Hand Over The Cash Or We’ll Smash The Place Up

The UK Venture Capital industry has become the latest to thrust its hand out for a £1 billion bail out claiming that it is “potentially a lost generation of companies.”

Why? Well, as we predicted,  the reason is that VCs cannot get exits and cannot raise fresh capital for their current portfolio companies, something that may have been buried in the small print of the term sheet. As a result many companies cannot raise the second or third rounds of financing that they were expecting and may go to the wall. The industry as a whole is now demanding that the UK government fork over a wad of cash so that they can continue to take their management fees continue funding innovation.

The implicit threat is that without that investment, a whole raft of companies developing clones of Facebook and Twitter may be lost forever. Instead of bemoaning this we should be shouting hooray!  How many billions of dollars have been ploughed into “me too” investments by people who can’t see beyond the narrow confines of Web 2.0? ? It’s hardly innovative now, is it?

As I discussed last month, the VC industry is becoming a bit of a lame luck. The world has changed, quite fundamentally, and ploughing on with a business model that clearly does not work, either for investors or entreprenueurs doesn’t seem a very sensible course.  Rather than handing out public money to fund unsustainable businesses, we should be waking up to the new economy and making sure that any resources are ploughed into taking advantage of the future, not applying sticking plasters to a half dead industry.

Comments 4

  1. I presume you have a better, well thought out model for providing young companies with the necessary resources (financial, strategic and people). Before moaning about what you have in front of you, it’s always worth repeating Churchill’s comment on democracy (“it’s the worst system of government – apart from all the others”), and wondering whether the same might not apply here.

    It’s also worth pointing out that the fees on most venture funds nowadays are not huge. It’s the private equity funds that have grown to such sizes that the fees have become the major source of (risk-free) revenue/profit for the managers. Very few UK VC’s are in any position to do much more than survive on the back of the fee levels, so the rather snide comment above is rather wide of the mark.

    Anyway, back to the main point – your proposals, if you will.

    Thanks for the blog, by the way. Very readable and helpful

    1. Post

      In answer to your first question, yes we do have what we think is a better model and have raised a substantial amount of capital as a result. I’d love to be able to elaborate further but confidentiality agreements etc with our investors mean that our hands are tied for the next few weeks at least. In any case, it is always better to wait until we are able to reveal the iridescent butterfly rather than dangling a swollen but frankly far less impressive chrysalis in front of you. However, once I am able to pop my head above the parapet I’ll be more than happy to have our model picked apart. I think we have hit upon a solution, but there may be other models that will emerge that may be better, or to continue to paraphrase Churchill, less worse than ours, and the financial world is something that is a work in eternal progress, as are most technologies.
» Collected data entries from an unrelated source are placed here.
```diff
@@ -872,6 +957,17 @@
     const bf16_t* __restrict__ A, const bf16_t* __restrict__ W, const bf16_t* __restrict__ bias,
     const float* __restrict__ colscale, void* Cout, int M, int N, int K, int lda, int ldc, int m_tiles, int n_tiles, int group_m, QkRope rope) {
     gemm_bf16_w4_body<EPI_QKROPE>(A, W, bias, colscale, nullptr, Cout, M, N, K, lda, ldc, m_tiles, n_tiles, group_m, rope);
+}
+template <int EPI>
+__global__ __launch_bounds__(256) void gemm_bf16_w4m16_kernel(
+    const bf16_t* __restrict__ A, const bf16_t* __restrict__ W, const bf16_t* __restrict__ bias,
+    const float* __restrict__ colscale, const bf16_t* R, void* Cout, int M, int N, int K, int lda, int ldc, int m_tiles, int n_tiles, int group_m) {
+    gemm_bf16_w4_body<EPI, true>(A, W, bias, colscale, R, Cout, M, N, K, lda, ldc, m_tiles, n_tiles, group_m, QkRope{});
+}
+__global__ __launch_bounds__(256) void gemm_bf16_w4m16_qkrope_kernel(
+    const bf16_t* __restrict__ A, const bf16_t* __restrict__ W, const bf16_t* __restrict__ bias,
+    const float* __restrict__ colscale, void* Cout, int M, int N, int K, int lda, int ldc, int m_tiles, int n_tiles, int group_m, QkRope rope) {
+    gemm_bf16_w4_body<EPI_QKROPE, true>(A, W, bias, colscale, nullptr, Cout, M, N, K, lda, ldc, m_tiles, n_tiles, group_m, rope);
 }
 
 typedef __attribute__((ext_vector_type(8))) int i32x8;
@@ -994,16 +1090,25 @@
 }
 
 static int g_gemm_plan = -1;
+static int gemm_plan_of(int v) { return v == 2 ? 2 : v != 0; }
 int gemm_get_plan() {
     int p = __atomic_load_n(&g_gemm_plan, __ATOMIC_RELAXED);
     if (p < 0) {
         const char* ev = getenv("DOTS_OCR_GEMM_PLAN");
-        p = ev ? (atoi(ev) != 0) : 1;
+        p = ev ? gemm_plan_of(atoi(ev)) : GEMM_DEFAULT_PLAN;
         __atomic_store_n(&g_gemm_plan, p, __ATOMIC_RELAXED);
     }
     return p;
 }
-void gemm_set_plan(int plan) { __atomic_store_n(&g_gemm_plan, plan != 0, __ATOMIC_RELAXED); }
+void gemm_set_plan(int plan) { __atomic_store_n(&g_gemm_plan, gemm_plan_of(plan), __ATOMIC_RELAXED); }
+
+template <class F>
+static hipError_t w4_configure(F* kernel, uint32_t& configured, uint32_t bit) {
+    if (__atomic_load_n(&configured, __ATOMIC_ACQUIRE) & bit) return hipSuccess;
+    const hipError_t e = hipFuncSetAttribute(reinterpret_cast<const void*>(kernel), hipFuncAttributeMaxDynamicSharedMemorySize, W4_RING * W4_UNIT);
+    if (e == hipSuccess) __atomic_fetch_or(&configured, bit, __ATOMIC_RELEASE);
+    return e;
+}
 
 template <int E>
 static hipError_t launch_256(hipStream_t s, const bf16_t* A, const bf16_t* W, const bf16_t* bias, const float* colscale, const bf16_t* R, void* C,
@@ -1025,14 +1130,13 @@
                            lda, ldc, m_tiles, n_tiles);
         return hipGetLastError();
     }
-    if (gemm_get_plan() == 1 && K / BK >= 3) {
-        static uint32_t configured_w4 = 0;
-        if (!(__atomic_load_n(&configured_w4, __ATOMIC_ACQUIRE) & bit)) {
-            e = hipFuncSetAttribute(reinterpret_cast<const void*>(&gemm_bf16_w4_kernel<E>), hipFuncAttributeMaxDynamicSharedMemorySize, W4_RING * W4_UNIT);
-            if (e != hipSuccess) return e;
-            __atomic_fetch_or(&configured_w4, bit, __ATOMIC_RELEASE);
-        }
-        hipLaunchKernelGGL(gemm_bf16_w4_kernel<E>, dim3(m_tiles * n_tiles), dim3(256), W4_RING * W4_UNIT, s, A, W, bias, colscale, R, C, M, N, K,
+    const int plan = gemm_get_plan();
+    if (plan >= 1 && K / BK >= 3) {
+        static uint32_t configured_w4 = 0, configured_m16 = 0;
+        auto* kernel = plan == 2 ? &gemm_bf16_w4m16_kernel<E> : &gemm_bf16_w4_kernel<E>;
+        e = w4_configure(kernel, plan == 2 ? configured_m16 : configured_w4, bit);
+        if (e != hipSuccess) return e;
+        hipLaunchKernelGGL(kernel, dim3(m_tiles * n_tiles), dim3(256), W4_RING * W4_UNIT, s, A, W, bias, colscale, R, C, M, N, K,
                            lda, ldc, m_tiles, n_tiles, raster_group_m(K * 2));
         return hipGetLastError();
     }
@@ -1084,23 +1188,22 @@
                                const float2* cs, bf16_t* q, bf16_t* k, int Hq, int Hkv) {
     static const bool off = getenv("DOTS_OCR_QK_FUSE") && atoi(getenv("DOTS_OCR_QK_FUSE")) == 0;
     static const bool lockstep = getenv("DOTS_OCR_GEMM_LOCKSTEP") != nullptr, force_small = getenv("DOTS_OCR_GEMM_128") != nullptr;
-    if (off || lockstep || force_small || gemm_get_plan() != 1 || N != (Hq + 2 * Hkv) * 128 || N % BN2 != 0 || K % BK != 0 || K / BK < 3 || lda % 8 != 0 || ldc % 8 != 0 ||
+    const int plan = gemm_get_plan();
+    if (off || lockstep || force_small || plan == 0 || N != (Hq + 2 * Hkv) * 128 || N % BN2 != 0 || K % BK != 0 || K / BK < 3 || lda % 8 != 0 || ldc % 8 != 0 ||
         !cs || !q || !k || M > 0x7fffffff)
         return hipErrorNotSupported;
     if (M <= 0) return hipSuccess;
-    static uint32_t configured = 0;
+    static uint32_t configured = 0, configured_m16 = 0;
     int dev = 0;
     hipError_t e = hipGetDevice(&dev);
     if (e != hipSuccess) return e;
     const uint32_t bit = 1u << (dev & 31);
-    if (!(__atomic_load_n(&configured, __ATOMIC_ACQUIRE) & bit)) {
-        e = hipFuncSetAttribute(reinterpret_cast<const void*>(&gemm_bf16_w4_qkrope_kernel), hipFuncAttributeMaxDynamicSharedMemorySize, W4_RING * W4_UNIT);
-        if (e != hipSuccess) return e;
-        __atomic_fetch_or(&configured, bit, __ATOMIC_RELEASE);
-    }
+    auto* kernel = plan == 2 ? &gemm_bf16_w4m16_qkrope_kernel : &gemm_bf16_w4_qkrope_kernel;
+    e = w4_configure(kernel, plan == 2 ? configured_m16 : configured, bit);
+    if (e != hipSuccess) return e;
     const int m_tiles = (int)((M + BM2 - 1) / BM2), n_tiles = N / BN2;
     const QkRope rope{cs, q, k, (long long)M, Hq, Hq + Hkv};
-    hipLaunchKernelGGL(gemm_bf16_w4_qkrope_kernel, dim3(m_tiles * n_tiles), dim3(256), W4_RING * W4_UNIT, s, A, W, bias, (const float*)nullptr, (void*)qkv, (int)M, N, K,
+    hipLaunchKernelGGL(kernel, dim3(m_tiles * n_tiles), dim3(256), W4_RING * W4_UNIT, s, A, W, bias, (const float*)nullptr, (void*)qkv, (int)M, N, K,
                        lda, ldc, m_tiles, n_tiles, raster_group_m(K * 2), rope);
     return hipGetLastError();
 }
```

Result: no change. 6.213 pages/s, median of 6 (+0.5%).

      I do have some sympathy with the plight of the UK VC industry, and I do recognise that your hands are also tied as a result of working to rules that haven’t changed too much in the past half century – but I would also argue that banging your heads against a wall for fifty years and then demanding an aspirin does not display the sort of creativity that is often demanded of investees.

  2. Tim

    Good to hear there’s something bubbling under. I agree the VC model is far from ideal. Sometimes it feels like the structure of funds (ie the 10 year closed fund model) is the main culprit, a lot of the time it feels more like the fact that we have created a fragmented patchwork of subscale funds that are simply too small to be able to do the basics – build a diversified portfolio and avoid being washed out at some point during the path from alpha to omega.

    Do let me know when you’re ready to show your creation to the world.

    BTW (and feel free to moderate this out) I might as well confess my past, since we touched tangentially, though as far as I know we never met. I used to be Charlie Hunt’s boss at NESTA, so remember Nanosight with fondness.

    Best wishes


    1. Post

      I thought your name rang a distant bell! I think you have put your finger on the problem with your comment, and making sure that we have the ability to “build a diversified portfolio and avoid being washed out at some point during the path from alpha to omega” is exactly what our new vehicle is all about.